**Problem**
Across all entries below, how many lines include "pooled"? Answer with the number alone.

☆ ☆ ☆ ☆ ☆ ☆ ☆

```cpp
int launch_wino_wgrad_reduce(const float* slab, int nsplit, int N, int M, float* dW, const float* bpart, float* db, hipStream_t st) {
  const int tiles = (N / 32) * (M / 32);
  const int extra = bpart ? (M + 255) / 256 : 0;
  hipLaunchKernelGGL(wino_wgrad_reduce_kernel, dim3((unsigned)(tiles + extra)), dim3(256), 0, st, slab, nsplit, N, M, dW, tiles, bpart, db);
  return 0;
}
```

### vae-channel-dynamics_amd/src/vaehip/ops.py

```python
from __future__ import annotations

import ctypes as C
import os
from typing import NamedTuple, Optional, Tuple

import torch

from .lib import ConvGeom, IgemmArgs, WgradArgs, lib

XF_NONE, XF_AFFINE, XF_AFFINE_SILU = 0, 1, 2
PREC_F32, PREC_BF16 = 0, 1
PRECISION = PREC_F32

WEIGHTS16: Optional[Tuple[int, int, int]] = None


def pack_bf16(src: torch.Tensor, dst: torch.Tensor) -> torch.Tensor:
    assert src.is_contiguous() and dst.is_contiguous() and dst.numel() == src.numel() and dst.element_size() == 2
    lib.call("vae_pack_bf16", _p(src), src.numel(), _p(dst), _stream())
    return dst


def _wh(w: torch.Tensor):
    if PRECISION != PREC_BF16 or WEIGHTS16 is None:
# ... 545 lines not shown
    a.C = _p(out)
    wu = _wino_weights(a, dev) if wino else None
    if gnb is not None and not pool and gnb.x.shape == out.shape and not (want16 and out.dtype != torch.bfloat16):
        a.gnb_x, a.gnb_x_bf16 = _p(gnb.x), _b16(gnb.x)
        a.gnb_mean, a.gnb_rstd, a.gnb_gamma, a.gnb_beta = _p(gnb.st.mean), _p(gnb.st.rstd), _p(gnb.gamma), _p(gnb.beta)
        a.gnb_groups, a.gnb_silu = int(gnb.groups), int(gnb.silu)
        nch = lib.query("vae_conv_gnb_chunks", C.byref(a))
        if nch > 0:
            ws = torch.empty((B, nch, Ci, 2), device=dev, dtype=torch.float32)
            a.gnb_ws = _p(ws)
            out._gnb = (ws, nch, _gnb_key(gnb.x, gnb.st, gnb.gamma, gnb.beta, gnb.silu))
        else:
            a.gnb_x = None
    _launch_igemm(a)
    if pool:
        pooled = torch.empty((B, H, W, Ci), device=dev, dtype=torch.float32)
        lib.call("vae_sumpool2x2", _p(out), B, H, W, Ci, _p(pooled), _stream())
        out = pooled
    if want16 and out.dtype != torch.bfloat16:
        return to_bf16(out)
    return out


def _upconv_phase_wgrad(dy, x, gv, bgrad_out, dy16=None) -> bool:
    Co, _, _, Ci = gv.shape
    B, H, W, Cs = x.shape
    if Cs != Ci:
        return False
    xb = x.dtype == torch.bfloat16
    a = wgrad_phase_args(B, H, W, Co, Ci)
    a.dY, a.X = _p(dy if dy is not None else dy16), _p(x)
    if not lib.query("vae_wgrad_phase_ok", C.byref(a)):
        return False
    images = PRECISION == PREC_BF16 and Cs % 8 == 0 and Co % 8 == 0
    x16 = None
    if images:
        x16 = x if xb else getattr(x, "_b16", None)
        a.X16 = _p(x16) if x16 is not None else _UNALLOCATED
        a.dY16 = _p(dy16) if dy16 is not None else _UNALLOCATED
    elif xb or dy is None:
        return False
    ns, fus = C.c_int32(0), C.c_int32(0)
    lib.call("vae_wgrad_plan", C.byref(a), C.byref(ns), C.byref(fus))
    ns = ns.value
    a.nsplit = ns
    if images:
        if x16 is None:
            x16 = pack_bf16(x, torch.empty(x.shape, device=x.device, dtype=torch.bfloat16))
        if dy16 is None:
            dy16 = pack_bf16(dy, torch.empty(dy.shape, device=dy.device, dtype=torch.bfloat16))
            dy._b16 = dy16
        a.X16, a.dY16 = _p(x16), _p(dy16)
    n = Co * 9 * Ci
    dwe = torch.empty((4, n), device=x.device, dtype=torch.float32)
    dbe = torch.empty((4, Co), device=x.device, dtype=torch.float32) if bgrad_out is not None else None
    partial = torch.empty((ns, n), device=x.device, dtype=torch.float32) if ns > 1 else None
    bpart = torch.empty((ns, Co), device=x.device, dtype=torch.float32) if bgrad_out is not None else None
    a.partial, a.bias_partial = _p(partial), _p(bpart)
    for ph, a.tapmask, a.y_oy, a.y_ox, _, _ in _phases():
        a.out = _p(dwe[ph]) if ns == 1 else None
        _launch_wgrad(a)
        _reduce_splits(partial, bpart, ns, n, Co, dwe[ph], None if dbe is None else dbe[ph])
    lib.call("vae_upconv_fold_wgrad", _p(dwe), _p(dbe), Co, Ci, _p(gv), _p(bgrad_out), _stream())
    return True


def _wgrad_wino(a: WgradArgs, gv: torch.Tensor, bgrad_out: Optional[torch.Tensor], dev) -> bool:
    if not WINOGRAD or PRECISION != PREC_F32:
        return False
    ns = C.c_int32(0)
    lib.call("vae_wgrad_wino_plan", C.byref(a), C.byref(ns))
    ns = ns.value
    if ns <= 0:
        return False
    npos = int(lib.query("vae_wgrad_wino_positions", C.byref(a)))
    slab = torch.empty((ns, npos * a.N * a.M), device=dev, dtype=torch.float32)
    bpart = torch.empty((ns, a.M), device=dev, dtype=torch.float32) if bgrad_out is not None else None
    a.nsplit, a.partial, a.bias_partial = ns, _p(slab), _p(bpart)
    fl = 2.0 * a.M * a.N * a.npix * 9
    if npos == 9:
        _timed("wgrad3_upwino_kernel", fl, fl * 0.25, "vae_wgrad_wino", C.byref(a), _stream())
    else:
        _timed(f"wgrad3_wino_kernel<{a.xf}>", fl, fl * WINO_EXECUTED, "vae_wgrad_wino", C.byref(a), _stream())
    scratch = torch.empty((npos * a.N * a.M,), device=dev, dtype=torch.float32) if ns > 1 else None
    _timed("wgrad_wino_reduce (split sum + output transform)", 0.0, 0.0, "vae_wgrad_wino_reduce", _p(slab), ns, npos, a.N, a.M,
           _p(scratch), _p(gv), _p(bpart), _p(bgrad_out), _stream())
    return True


def conv_wgrad(dy: torch.Tensor, x: torch.Tensor, kind: str, wgrad_out: torch.Tensor,
               bgrad_out: Optional[torch.Tensor], *, xf: int = XF_NONE, stats: Optional[Stats] = None,
               x16: Optional[torch.Tensor] = None):
    dy16 = _grad16(dy)
    dy32 = dy if dy.dtype == torch.float32 else None
    _chk_act(dy, "conv_wgrad.dy")
    _chk_act(x, "conv_wgrad.x")
    if x16 is not None:
        assert x16.shape == x.shape and x16.dtype == torch.bfloat16 and x16.is_contiguous()
        xf = XF_NONE
    gv = ohwi(wgrad_out)
    Co, _, _, Ci = gv.shape
    B, H, W, Cs = x.shape
    assert dy.shape == (B, *out_hw(kind, H, W), Co), (dy.shape, kind, x.shape, Co)
    if (kind == "c3up" and PRECISION == PREC_F32 and WINOGRAD and xf == XF_NONE and x16 is None and dy32 is not None
            and x.dtype == torch.float32):
        a = wgrad_args(kind, B, H, W, Cs, Co, Ci)
        a.dY, a.X = _p(dy32), _p(x)
        if _wgrad_wino(a, gv, bgrad_out, x.device):
            return
    if kind == "c3up" and PHASE_UPCONV and xf == XF_NONE and x16 is None and _upconv_phase_wgrad(dy32, x, gv, bgrad_out, dy16):
        return
    xb = x.dtype == torch.bfloat16
    use16 = dy16 is not None and (dy32 is None or grad_image_ok(kind, x.shape, Co, Ci))
    a = wgrad_args(kind, B, H, W, Cs, Co, Ci, xf=xf)
    a.dY, a.X = _p(dy32 if dy32 is not None else dy16), _p(x)
    a.dY16 = _p(dy16) if use16 else None
    if x16 is not None:
        a.X16 = _p(x16)
    elif xb and xf == XF_NONE:
        a.X16 = _p(x)
    elif xb:
        a.x_bf16 = 1
    if xf != XF_NONE:
        assert stats is not None
        a.scale, a.shift = _p(stats.scale), _p(stats.shift)
    if _wgrad_wino(a, gv, bgrad_out, x.device):
        return
    ns, fus = C.c_int32(0), C.c_int32(0)
    lib.call("vae_wgrad_plan", C.byref(a), C.byref(ns), C.byref(fus))
    if xf != XF_NONE and not fus.value:
        x, xf = gn_apply(x, stats, xf), XF_NONE
        a.X, a.xf, a.scale, a.shift, a.x_bf16 = _p(x), XF_NONE, None, None, 0
        lib.call("vae_wgrad_plan", C.byref(a), C.byref(ns), C.byref(fus))
    if (a.X16 or a.dY16 or a.x_bf16) and not lib.query("vae_wgrad_io16_ok", C.byref(a)):
        x32 = to_f32(x16) if x16 is not None else to_f32(x)
        return conv_wgrad(dy32 if dy32 is not None else to_f32(dy16), x32, kind, wgrad_out, bgrad_out, xf=xf, stats=stats)
    ns = ns.value
    a.nsplit = ns
    partial = None
    if ns == 1:
        a.out = _p(gv)
    else:
        partial = torch.empty((ns, gv.numel()), device=x.device, dtype=torch.float32)
        a.partial = _p(partial)
    bpart = None
    if bgrad_out is not None:
        bpart = torch.empty((ns, Co), device=x.device, dtype=torch.float32)
        a.bias_partial = _p(bpart)
    _launch_wgrad(a)
    _reduce_splits(partial, bpart, ns, gv.numel(), Co, gv, bgrad_out)
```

☆ ☆ ☆ ☆ ☆ ☆ ☆

**Output of the task**
3